TASK INSTRUCTIONS =>
Search for the word "else" in the entries. Each line that holds it should be copied.

DATA SUPPLIED =>

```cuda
struct DecCrc {
    const uint32_t* tab;
    uint32_t ca, cq;
};

template <class P>
__device__ __forceinline__ void decode_read_body(const ModelDev& ma, const ModelDev& mq, uint32_t len, uint32_t p0, uint32_t p1,
                                                 const uint8_t* __restrict__ hist, DecStream& D, SymWriter& O, DecCrc& C) {
    constexpr SpecDev ksa = P::sa(), ksq = P::sq();
    const SpecDev& sa = P::kStatic ? ksa : ma.spec;
    const SpecDev& sq = P::kStatic ? ksq : mq.spec;
    GenFwd ga, gq;
    ga.init();
    gq.init();
    const uint32_t pbmax = sa.pb > sq.pb ? sa.pb : sq.pb;
    const uint32_t psa = pbmax - sa.pb, psq = pbmax - sq.pb;
    PosFwd pf;
    pf.init_at(len, pbmax, p0);
    if (p0) {
#pragma unroll 1
        for (int k = 0; k < kHist; k++) {
            uint32_t ha = __ldg(hist + k), hq = __ldg(hist + kHist + k);
            ha = ha > 4 ? 0 : ha;
            hq = hq > 93 ? 0 : hq;
            const bool hz = ha * hq == 0;
            ga.update(sa, ha, hq, hz);
            gq.update(sq, ha, hq, hz);
        }
    }
    auto step = [&](uint32_t& va, uint32_t& vq) {
        D.refill();
        uint2 pk;
        if (P::kStatic || ma.adirect) pk = ldg_stream8(ma.adirect + ga.index(sa, pf.pos, psa));
        else pk = __ldg(reinterpret_cast<const uint2*>(ma.dec) + gen_row(ma, sa, ga, pf.pos, psa));
#if defined(IDN_ABL_ROW1)
        const uint32_t row_q = 1;
#elif defined(IDN_ABL_NOQMAP)
        const uint32_t row_q = (gq.spec(sq, pf.pos, psq) * 2654435761u >> 22) + 1;
#else
        const uint32_t row_q = gen_row<P::kStatic>(mq, sq, gq, pf.pos, psq);
#endif
        const uint32_t slot_q = D.xq & kSlotMask, slot_a = D.xa & kSlotMask;
        uint32_t start, freq;
#ifndef IDN_NO_QWIN
        if (P::kQWin) vq = q_find_win(mq.qwin + row_q * (uint32_t)(kQWinBytes / 16), mq.dec + row_q * (uint32_t)kQRowBytes, slot_q, start, freq);
        else
#endif
            vq = q_find(mq.dec + row_q * (uint32_t)kQRowBytes, slot_q, start, freq);
        D.xq = freq * (D.xq >> kScaleBits) + slot_q - start;
        va = acid_find(pk, slot_a, start, freq);
        D.xa = freq * (D.xa >> kScaleBits) + slot_a - start;
        D.renorm_all();
        if (C.tab) {
            C.ca = C.tab[(C.ca ^ va) & 0xffu] ^ (C.ca >> 8);
            C.cq = C.tab[(C.cq ^ vq) & 0xffu] ^ (C.cq >> 8);
        }
        const bool z = va * vq == 0;
        ga.update(sa, va, vq, z);
        gq.update(sq, va, vq, z);
        pf.advance();
    };
    uint32_t i = p0, va, vq;
#pragma unroll 1
    for (; i < p1 && !O.aligned(); i++) {
        step(va, vq);
        O.put(va, vq);
    }
#pragma unroll 1
    for (; i + 4 <= p1; i += 4) {
        uint32_t wa, wq;
        step(wa, wq);
        step(va, vq);
        wa = __byte_perm(wa, va, 0x3240);
        wq = __byte_perm(wq, vq, 0x3240);
        step(va, vq);
        wa = __byte_perm(wa, va, 0x3410);
        wq = __byte_perm(wq, vq, 0x3410);
        step(va, vq);
        wa = __byte_perm(wa, va, 0x4210);
        wq = __byte_perm(wq, vq, 0x4210);
        O.put4(wa, wq);
    }
#pragma unroll 1
    for (; i < p1; i++) {
        step(va, vq);
        O.put(va, vq);
    }
}

__device__ __forceinline__ bool decode_locate(const DecodeArgs& A, uint64_t r, unsigned long long& slot, unsigned long long& sym_base) {
    const unsigned long long R = A.blk_read_base[A.n_blocks];
    if (r >= R) return false;
    uint32_t lo = 0, hi = A.n_blocks;
    while (hi - lo > 1) {
        uint32_t mid = (lo + hi) >> 1;
        if (__ldg(A.blk_read_base + mid) <= r) lo = mid; else hi = mid;
    }
    slot = A.slot_base[lo] + (r - A.blk_read_base[lo]);
    sym_base = A.blk_sym_base[lo];
    return true;
}

template <bool kUniform, class P>
__device__ __forceinline__ void decode_one(const DecodeArgs& A, const ModelDev& MA, const ModelDev& MQ, uint64_t r, const uint32_t* s_tab,
                                           const uint32_t* s_xpow) {
    DecCrc C{A.part_crc ? s_tab : nullptr, 0xffffffffu, 0xffffffffu};
    unsigned long long slot = r, sym_base = 0;
    if (A.blk_read_base) {
        if (!decode_locate(A, r, slot, sym_base)) return;
        const unsigned long long R = A.blk_read_base[A.n_blocks];
        if (r == R - 1 && A.read_off_out) A.read_off_out[R] = A.blk_sym_base[A.n_blocks];
    } else if (r >= A.n_reads) {
        return;
    }
    const ModelDev& ma = kUniform ? MA : A.models[A.model_ids[A.ix.am[slot]]];
    const ModelDev& mq = kUniform ? MQ : A.models[A.model_ids[A.ix.qm[slot]]];
    const uint32_t len = A.ix.seq_len[slot];
    const unsigned long long ooff = sym_base + A.ix.sym_off[slot];
    if (A.read_off_out) A.read_off_out[r] = ooff;
    DecStream D;
    D.begin(A.payload, A.ix.pay_off[slot], A.ix.pay_len[slot]);
    SymWriter O;
    O.init(A.acids_out + ooff, A.out_dq);
    decode_read_body<P>(ma, mq, len, 0, len, nullptr, D, O, C);
    O.flush();
    const uint32_t plen = A.ix.pay_len[slot];
    D.finish(A.payload, A.ix.pay_off[slot], plen);
    uint32_t st = D.st;
    if (!(st & 1) && !D.clean_end(plen)) st |= 2;
    if (A.read_status) A.read_status[r] = st;
    if (st) atomicOr(A.err, 1u);
    if (A.part_crc) {
        const CrcPair p = crc_concat(CrcPair{~C.ca, len}, CrcPair{~C.cq, len}, s_xpow);
        A.part_crc[r] = len ? p.crc : 0u;
        A.part_len[r] = 2ull * len;
    }
}

template <bool kUniform, class P>
__global__ void __launch_bounds__(128, kUniform ? IDN_DEC_MINB : 1)
decode_kernel(DecodeArgs A, const ModelDev MA, const ModelDev MQ) {
    __shared__ uint32_t s_tab[256];
    __shared__ uint32_t s_xpow[64];
    uint64_t r = (uint64_t)blockIdx.x * blockDim.x + threadIdx.x;
    if (A.status && A.status[0] != 0) return;
    if (A.part_crc) {
        for (int k = threadIdx.x; k < 256; k += blockDim.x) s_tab[k] = A.crc_tab[k];
        for (int k = threadIdx.x; k < 64; k += blockDim.x) s_xpow[k] = A.xpow[k];
        __syncthreads();
    }
    decode_one<kUniform, P>(A, MA, MQ, r, s_tab, s_xpow);
}

template <class P>
__global__ void __launch_bounds__(128, IDN_DEC_MINB)
decode_list_kernel(DecodeArgs A, const ModelDev MA, const ModelDev MQ, ReadList L) {
    __shared__ uint32_t s_tab[256];
    __shared__ uint32_t s_xpow[64];
    if (A.status && A.status[0] != 0) return;
    if (A.part_crc) {
        for (int k = threadIdx.x; k < 256; k += blockDim.x) s_tab[k] = A.crc_tab[k];
        for (int k = threadIdx.x; k < 64; k += blockDim.x) s_xpow[k] = A.xpow[k];
        __syncthreads();
    }
    const uint32_t n = *L.count;
    const uint32_t* __restrict__ list = L.list + *L.base;
    for (uint64_t i = (uint64_t)blockIdx.x * blockDim.x + threadIdx.x; i < n; i += (uint64_t)gridDim.x * blockDim.x)
        decode_one<true, P>(A, MA, MQ, list[i], s_tab, s_xpow);
}

struct DecodePairKey {
    DecodeArgs A;
    uint32_t n_models;
    __device__ __forceinline__ uint32_t operator()(uint64_t r) const {
        if (A.status && A.status[0] != 0) return 0xffffffffu;
        unsigned long long slot, sym_base;
        if (!decode_locate(A, r, slot, sym_base)) return 0xffffffffu;
        return (uint32_t)A.ix.am[slot] * n_models + A.ix.qm[slot];
    }
};

__global__ void finish_decode_kernel(const int32_t* __restrict__ status, const uint32_t* __restrict__ err,
                                     const unsigned long long* __restrict__ n_reads_total,
                                     const unsigned long long* __restrict__ n_syms_total,
                                     unsigned long long* __restrict__ read_off_out, int32_t* __restrict__ status_dev) {
    if (threadIdx.x != 0 || blockIdx.x != 0) return;
    int32_t code = status[0];
    uint64_t R = *n_reads_total;
    int32_t blk = status[1];
    if (code == 0 && (*err & 1u)) code = 3;
    if (code == 6) blk = status[3];
    status_dev[0] = code;
    status_dev[1] = blk;
    status_dev[2] = code == 11 ? status[2] : (int32_t)(R > 0x7fffffffull ? 0x7fffffff : R);
    status_dev[3] = (int32_t)(*n_syms_total & 0x7fffffffull);
    if (code == 0 && R == 0 && read_off_out) read_off_out[0] = 0;
}

__device__ __forceinline__ unsigned long long splitmix64(unsigned long long& s) {
    unsigned long long z = (s += 0x9E3779B97F4A7C15ull);
    z = (z ^ (z >> 30)) * 0xBF58476D1CE4E5B9ull;
    z = (z ^ (z >> 27)) * 0x94D049BB133111EBull;
    return z ^ (z >> 31);
}

__global__ void __launch_bounds__(128)
synth_kernel(const ModelDev* __restrict__ models, int32_t ia, int32_t iq, const unsigned long long* __restrict__ read_off,
             uint64_t n_reads, uint64_t first_read_index, unsigned long long seed, uint32_t n_ppm,
             uint8_t* __restrict__ acids, uint8_t* __restrict__ quals) {
    uint64_t r = (uint64_t)blockIdx.x * blockDim.x + threadIdx.x;
    if (r >= n_reads) return;
    const ModelDev& ma = models[ia];
    const ModelDev& mq = models[iq];
    unsigned long long off = read_off[r];
    uint32_t len = (uint32_t)(read_off[r + 1] - off);
    unsigned long long s = seed ^ ((first_read_index + r + 1) * 0xD1B54A32D192ED03ull);
    const SpecDev sa = ma.spec, sq = mq.spec;
    GenFwd ga, gq;
    ga.init();
    gq.init();
    const uint32_t pbmax = sa.pb > sq.pb ? sa.pb : sq.pb;
    const uint32_t psa = pbmax - sa.pb, psq = pbmax - sq.pb;
    PosFwd pf;
    pf.init(len, pbmax);
    FwdWriter oa, oq;
    oa.init(acids + off);
    oq.init(quals + off);
    uint32_t prev_q = 0;
    for (uint32_t i = 0; i < len; i++) {
        unsigned long long u = splitmix64(s);
        uint32_t slot_a = (uint32_t)u & kSlotMask, slot_q = (uint32_t)(u >> 14) & kSlotMask;
        uint32_t start, freq;
        uint32_t row_a = gen_row(ma, sa, ga, pf.pos, psa);
        uint32_t row_q = gen_row(mq, sq, gq, pf.pos, psq);
        uint2 pk = __ldg(reinterpret_cast<const uint2*>(ma.dec) + row_a);
        uint32_t a = acid_find(pk, slot_a, start, freq);
        uint32_t q = q_find(mq.dec + row_q * (uint32_t)kQRowBytes, slot_q, start, freq);
        if (row_a == 0) a = 1 + (slot_a & 3u);
        if (row_q == 0 && i > 0) q = prev_q;
        if ((uint32_t)((u >> 32) % 1000000u) < n_ppm) {
            a = 0;
            q = 2;
        }
        prev_q = q;
        oa.push(a);
        oq.push(q);
        const bool z = a * q == 0;
        ga.update(sa, a, q, z);
        gq.update(sq, a, q, z);
        pf.advance();
    }
    oa.finish();
    oq.finish();
}

}
```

ANSWER BOX =>
        else pk = __ldg(reinterpret_cast<const uint2*>(ma.dec) + gen_row(ma, sa, ga, pf.pos, psa));
#else
        else
        if (__ldg(A.blk_read_base + mid) <= r) lo = mid; else hi = mid;
    } else if (r >= A.n_reads) {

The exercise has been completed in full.